■ **Description of the task**
A line belongs in the answer only if it contains the word "empty"; copy every such line from the listing below.

------------------------------------

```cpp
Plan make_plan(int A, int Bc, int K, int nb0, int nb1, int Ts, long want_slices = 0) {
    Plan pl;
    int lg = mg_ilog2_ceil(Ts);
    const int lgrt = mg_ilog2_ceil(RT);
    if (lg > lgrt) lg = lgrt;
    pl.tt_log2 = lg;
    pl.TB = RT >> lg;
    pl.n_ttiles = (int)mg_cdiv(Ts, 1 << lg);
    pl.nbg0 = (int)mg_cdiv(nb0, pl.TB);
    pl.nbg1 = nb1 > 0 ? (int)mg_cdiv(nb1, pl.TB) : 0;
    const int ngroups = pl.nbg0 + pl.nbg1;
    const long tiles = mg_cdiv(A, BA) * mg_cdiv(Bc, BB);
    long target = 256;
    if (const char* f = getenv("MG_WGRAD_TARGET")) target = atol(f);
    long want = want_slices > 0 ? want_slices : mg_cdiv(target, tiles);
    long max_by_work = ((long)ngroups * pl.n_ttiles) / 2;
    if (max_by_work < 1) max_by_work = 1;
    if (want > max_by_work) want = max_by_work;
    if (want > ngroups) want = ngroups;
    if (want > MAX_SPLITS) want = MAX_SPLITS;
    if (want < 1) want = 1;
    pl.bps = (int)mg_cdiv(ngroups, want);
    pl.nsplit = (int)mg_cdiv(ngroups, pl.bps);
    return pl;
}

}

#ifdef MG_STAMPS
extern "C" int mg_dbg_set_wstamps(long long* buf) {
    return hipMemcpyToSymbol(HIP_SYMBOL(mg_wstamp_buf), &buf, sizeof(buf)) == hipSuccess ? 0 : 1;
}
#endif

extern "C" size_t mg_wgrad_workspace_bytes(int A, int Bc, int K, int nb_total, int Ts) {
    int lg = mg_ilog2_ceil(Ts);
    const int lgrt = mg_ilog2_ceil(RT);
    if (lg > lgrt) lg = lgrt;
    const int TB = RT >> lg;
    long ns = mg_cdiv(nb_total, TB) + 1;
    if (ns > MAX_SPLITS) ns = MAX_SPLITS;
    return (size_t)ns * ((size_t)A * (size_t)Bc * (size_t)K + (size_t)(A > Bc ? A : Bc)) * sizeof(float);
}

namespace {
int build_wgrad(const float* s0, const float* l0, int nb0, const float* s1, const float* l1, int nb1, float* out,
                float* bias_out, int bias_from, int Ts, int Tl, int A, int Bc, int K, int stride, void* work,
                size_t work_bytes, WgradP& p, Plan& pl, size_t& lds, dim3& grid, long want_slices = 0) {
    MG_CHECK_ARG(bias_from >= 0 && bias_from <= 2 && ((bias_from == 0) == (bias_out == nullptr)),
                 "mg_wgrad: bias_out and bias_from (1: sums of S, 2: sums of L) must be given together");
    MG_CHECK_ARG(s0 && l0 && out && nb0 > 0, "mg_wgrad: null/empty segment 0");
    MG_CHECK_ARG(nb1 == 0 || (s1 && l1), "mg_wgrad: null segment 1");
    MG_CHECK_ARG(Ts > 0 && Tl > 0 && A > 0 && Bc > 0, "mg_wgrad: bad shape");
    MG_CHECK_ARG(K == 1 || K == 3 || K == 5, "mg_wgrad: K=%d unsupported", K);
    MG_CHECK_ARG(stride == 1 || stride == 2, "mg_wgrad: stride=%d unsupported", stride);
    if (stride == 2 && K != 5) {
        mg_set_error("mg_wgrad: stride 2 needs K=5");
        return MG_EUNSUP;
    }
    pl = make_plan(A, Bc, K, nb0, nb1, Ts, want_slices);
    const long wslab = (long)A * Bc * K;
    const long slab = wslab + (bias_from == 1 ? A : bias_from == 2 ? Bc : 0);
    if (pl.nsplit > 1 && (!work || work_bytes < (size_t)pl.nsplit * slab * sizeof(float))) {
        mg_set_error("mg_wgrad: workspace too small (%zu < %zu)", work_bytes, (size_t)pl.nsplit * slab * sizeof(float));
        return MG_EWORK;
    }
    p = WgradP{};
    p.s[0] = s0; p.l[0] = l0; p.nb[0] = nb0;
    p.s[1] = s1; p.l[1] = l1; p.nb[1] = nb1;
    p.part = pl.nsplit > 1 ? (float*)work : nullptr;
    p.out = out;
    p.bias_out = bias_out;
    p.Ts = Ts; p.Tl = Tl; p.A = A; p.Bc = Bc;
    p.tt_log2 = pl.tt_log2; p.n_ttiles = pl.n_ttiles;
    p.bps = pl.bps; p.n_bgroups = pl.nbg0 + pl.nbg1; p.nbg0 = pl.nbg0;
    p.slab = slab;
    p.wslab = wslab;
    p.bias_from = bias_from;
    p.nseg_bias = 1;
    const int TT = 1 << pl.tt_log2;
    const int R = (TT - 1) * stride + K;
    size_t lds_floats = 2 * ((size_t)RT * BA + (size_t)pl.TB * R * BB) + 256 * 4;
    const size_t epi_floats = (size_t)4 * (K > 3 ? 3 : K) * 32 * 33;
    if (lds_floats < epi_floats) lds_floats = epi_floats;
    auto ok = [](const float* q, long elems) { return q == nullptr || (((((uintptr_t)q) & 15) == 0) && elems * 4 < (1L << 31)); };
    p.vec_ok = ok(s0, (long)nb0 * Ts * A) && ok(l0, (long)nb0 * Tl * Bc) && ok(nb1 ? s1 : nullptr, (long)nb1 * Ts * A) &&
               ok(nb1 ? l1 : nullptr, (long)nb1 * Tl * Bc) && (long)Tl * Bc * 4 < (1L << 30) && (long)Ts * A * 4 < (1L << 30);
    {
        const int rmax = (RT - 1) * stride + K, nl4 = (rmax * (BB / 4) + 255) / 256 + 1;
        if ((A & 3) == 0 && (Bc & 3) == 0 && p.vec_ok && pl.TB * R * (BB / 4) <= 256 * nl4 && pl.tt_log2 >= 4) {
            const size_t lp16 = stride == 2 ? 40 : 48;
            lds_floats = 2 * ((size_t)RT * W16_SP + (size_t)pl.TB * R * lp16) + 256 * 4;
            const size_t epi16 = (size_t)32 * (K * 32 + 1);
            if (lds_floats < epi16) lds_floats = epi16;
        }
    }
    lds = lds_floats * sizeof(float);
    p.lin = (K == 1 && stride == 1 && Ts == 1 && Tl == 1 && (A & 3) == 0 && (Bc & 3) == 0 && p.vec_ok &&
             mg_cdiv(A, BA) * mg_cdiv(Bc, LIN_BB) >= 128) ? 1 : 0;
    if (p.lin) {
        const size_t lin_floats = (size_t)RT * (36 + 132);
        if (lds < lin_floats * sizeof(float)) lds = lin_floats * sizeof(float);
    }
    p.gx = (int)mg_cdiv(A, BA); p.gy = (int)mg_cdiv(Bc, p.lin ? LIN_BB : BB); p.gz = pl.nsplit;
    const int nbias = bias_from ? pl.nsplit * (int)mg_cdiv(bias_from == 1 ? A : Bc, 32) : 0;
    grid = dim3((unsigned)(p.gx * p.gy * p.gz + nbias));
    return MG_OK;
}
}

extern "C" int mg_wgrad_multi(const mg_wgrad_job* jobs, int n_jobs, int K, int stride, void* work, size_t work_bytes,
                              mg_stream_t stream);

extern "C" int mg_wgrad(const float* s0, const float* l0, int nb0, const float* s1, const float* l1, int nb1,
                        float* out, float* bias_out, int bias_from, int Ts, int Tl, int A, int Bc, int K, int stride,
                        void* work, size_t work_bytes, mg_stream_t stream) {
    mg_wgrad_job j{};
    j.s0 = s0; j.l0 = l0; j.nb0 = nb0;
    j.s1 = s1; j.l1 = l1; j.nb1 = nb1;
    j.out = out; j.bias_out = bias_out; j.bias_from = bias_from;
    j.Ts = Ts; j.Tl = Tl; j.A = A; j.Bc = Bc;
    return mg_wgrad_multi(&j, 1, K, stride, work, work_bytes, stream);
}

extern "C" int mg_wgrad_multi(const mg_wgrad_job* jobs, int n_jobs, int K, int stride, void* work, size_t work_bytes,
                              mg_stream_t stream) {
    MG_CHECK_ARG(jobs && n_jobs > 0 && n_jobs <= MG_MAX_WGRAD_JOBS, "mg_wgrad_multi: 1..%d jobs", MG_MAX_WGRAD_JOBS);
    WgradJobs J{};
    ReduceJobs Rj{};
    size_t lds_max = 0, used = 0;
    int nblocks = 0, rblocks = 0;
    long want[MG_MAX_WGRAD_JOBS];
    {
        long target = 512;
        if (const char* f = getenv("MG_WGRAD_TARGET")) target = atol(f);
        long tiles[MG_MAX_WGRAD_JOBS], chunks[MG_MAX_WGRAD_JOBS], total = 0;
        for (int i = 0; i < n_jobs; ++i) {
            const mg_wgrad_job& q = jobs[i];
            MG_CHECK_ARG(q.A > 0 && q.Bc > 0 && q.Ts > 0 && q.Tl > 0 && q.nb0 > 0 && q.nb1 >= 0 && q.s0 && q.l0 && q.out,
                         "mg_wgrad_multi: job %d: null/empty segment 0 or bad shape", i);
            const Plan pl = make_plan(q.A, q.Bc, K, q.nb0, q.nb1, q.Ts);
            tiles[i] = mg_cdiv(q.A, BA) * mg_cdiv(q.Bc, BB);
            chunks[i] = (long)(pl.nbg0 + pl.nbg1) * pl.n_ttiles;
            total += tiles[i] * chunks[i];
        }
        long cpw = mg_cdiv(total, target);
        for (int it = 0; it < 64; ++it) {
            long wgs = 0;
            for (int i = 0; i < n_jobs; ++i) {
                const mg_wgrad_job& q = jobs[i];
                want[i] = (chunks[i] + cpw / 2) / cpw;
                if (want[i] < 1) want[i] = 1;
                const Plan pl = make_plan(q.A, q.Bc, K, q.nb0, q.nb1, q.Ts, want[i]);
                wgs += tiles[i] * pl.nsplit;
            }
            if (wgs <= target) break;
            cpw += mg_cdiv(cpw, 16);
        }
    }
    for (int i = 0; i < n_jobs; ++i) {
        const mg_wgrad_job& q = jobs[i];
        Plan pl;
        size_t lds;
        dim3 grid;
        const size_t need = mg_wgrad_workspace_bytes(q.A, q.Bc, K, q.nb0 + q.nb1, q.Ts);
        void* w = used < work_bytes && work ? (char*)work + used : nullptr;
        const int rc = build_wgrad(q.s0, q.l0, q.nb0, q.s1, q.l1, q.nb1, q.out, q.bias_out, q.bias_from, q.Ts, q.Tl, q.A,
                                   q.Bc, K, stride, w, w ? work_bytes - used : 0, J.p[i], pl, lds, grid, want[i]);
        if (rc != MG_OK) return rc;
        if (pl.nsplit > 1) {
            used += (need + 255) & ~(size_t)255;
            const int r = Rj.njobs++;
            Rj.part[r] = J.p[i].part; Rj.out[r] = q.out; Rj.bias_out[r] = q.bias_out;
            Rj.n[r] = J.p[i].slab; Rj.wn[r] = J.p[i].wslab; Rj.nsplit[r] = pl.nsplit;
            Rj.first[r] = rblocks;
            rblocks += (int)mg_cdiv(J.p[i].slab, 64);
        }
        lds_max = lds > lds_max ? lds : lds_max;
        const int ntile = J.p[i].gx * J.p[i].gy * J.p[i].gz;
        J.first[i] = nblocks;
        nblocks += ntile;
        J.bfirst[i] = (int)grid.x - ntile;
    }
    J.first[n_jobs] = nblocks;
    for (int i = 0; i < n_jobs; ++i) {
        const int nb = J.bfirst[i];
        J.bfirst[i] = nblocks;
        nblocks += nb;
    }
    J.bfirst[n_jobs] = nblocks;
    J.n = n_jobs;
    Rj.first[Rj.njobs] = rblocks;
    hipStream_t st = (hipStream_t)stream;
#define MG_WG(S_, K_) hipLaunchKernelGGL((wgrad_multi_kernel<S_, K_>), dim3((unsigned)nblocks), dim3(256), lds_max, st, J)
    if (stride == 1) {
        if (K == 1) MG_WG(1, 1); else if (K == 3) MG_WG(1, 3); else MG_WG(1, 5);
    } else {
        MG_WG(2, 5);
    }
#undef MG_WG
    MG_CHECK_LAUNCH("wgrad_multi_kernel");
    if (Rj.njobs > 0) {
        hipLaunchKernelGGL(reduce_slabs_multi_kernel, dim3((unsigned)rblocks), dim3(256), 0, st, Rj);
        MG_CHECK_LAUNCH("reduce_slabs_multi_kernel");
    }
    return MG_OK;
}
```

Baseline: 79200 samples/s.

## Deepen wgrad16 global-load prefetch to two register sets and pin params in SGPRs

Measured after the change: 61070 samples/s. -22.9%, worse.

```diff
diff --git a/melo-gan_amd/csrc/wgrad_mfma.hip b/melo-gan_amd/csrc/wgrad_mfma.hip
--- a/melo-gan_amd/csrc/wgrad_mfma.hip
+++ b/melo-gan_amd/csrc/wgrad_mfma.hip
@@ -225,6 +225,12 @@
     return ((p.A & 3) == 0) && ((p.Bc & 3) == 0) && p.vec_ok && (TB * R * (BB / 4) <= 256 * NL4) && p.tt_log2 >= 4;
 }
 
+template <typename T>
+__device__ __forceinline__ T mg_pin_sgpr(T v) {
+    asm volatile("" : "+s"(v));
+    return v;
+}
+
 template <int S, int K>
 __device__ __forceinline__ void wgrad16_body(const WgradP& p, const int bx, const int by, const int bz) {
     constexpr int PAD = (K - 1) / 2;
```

------------------------------------

■ **Task answer**
    MG_CHECK_ARG(s0 && l0 && out && nb0 > 0, "mg_wgrad: null/empty segment 0");
                         "mg_wgrad_multi: job %d: null/empty segment 0 or bad shape", i);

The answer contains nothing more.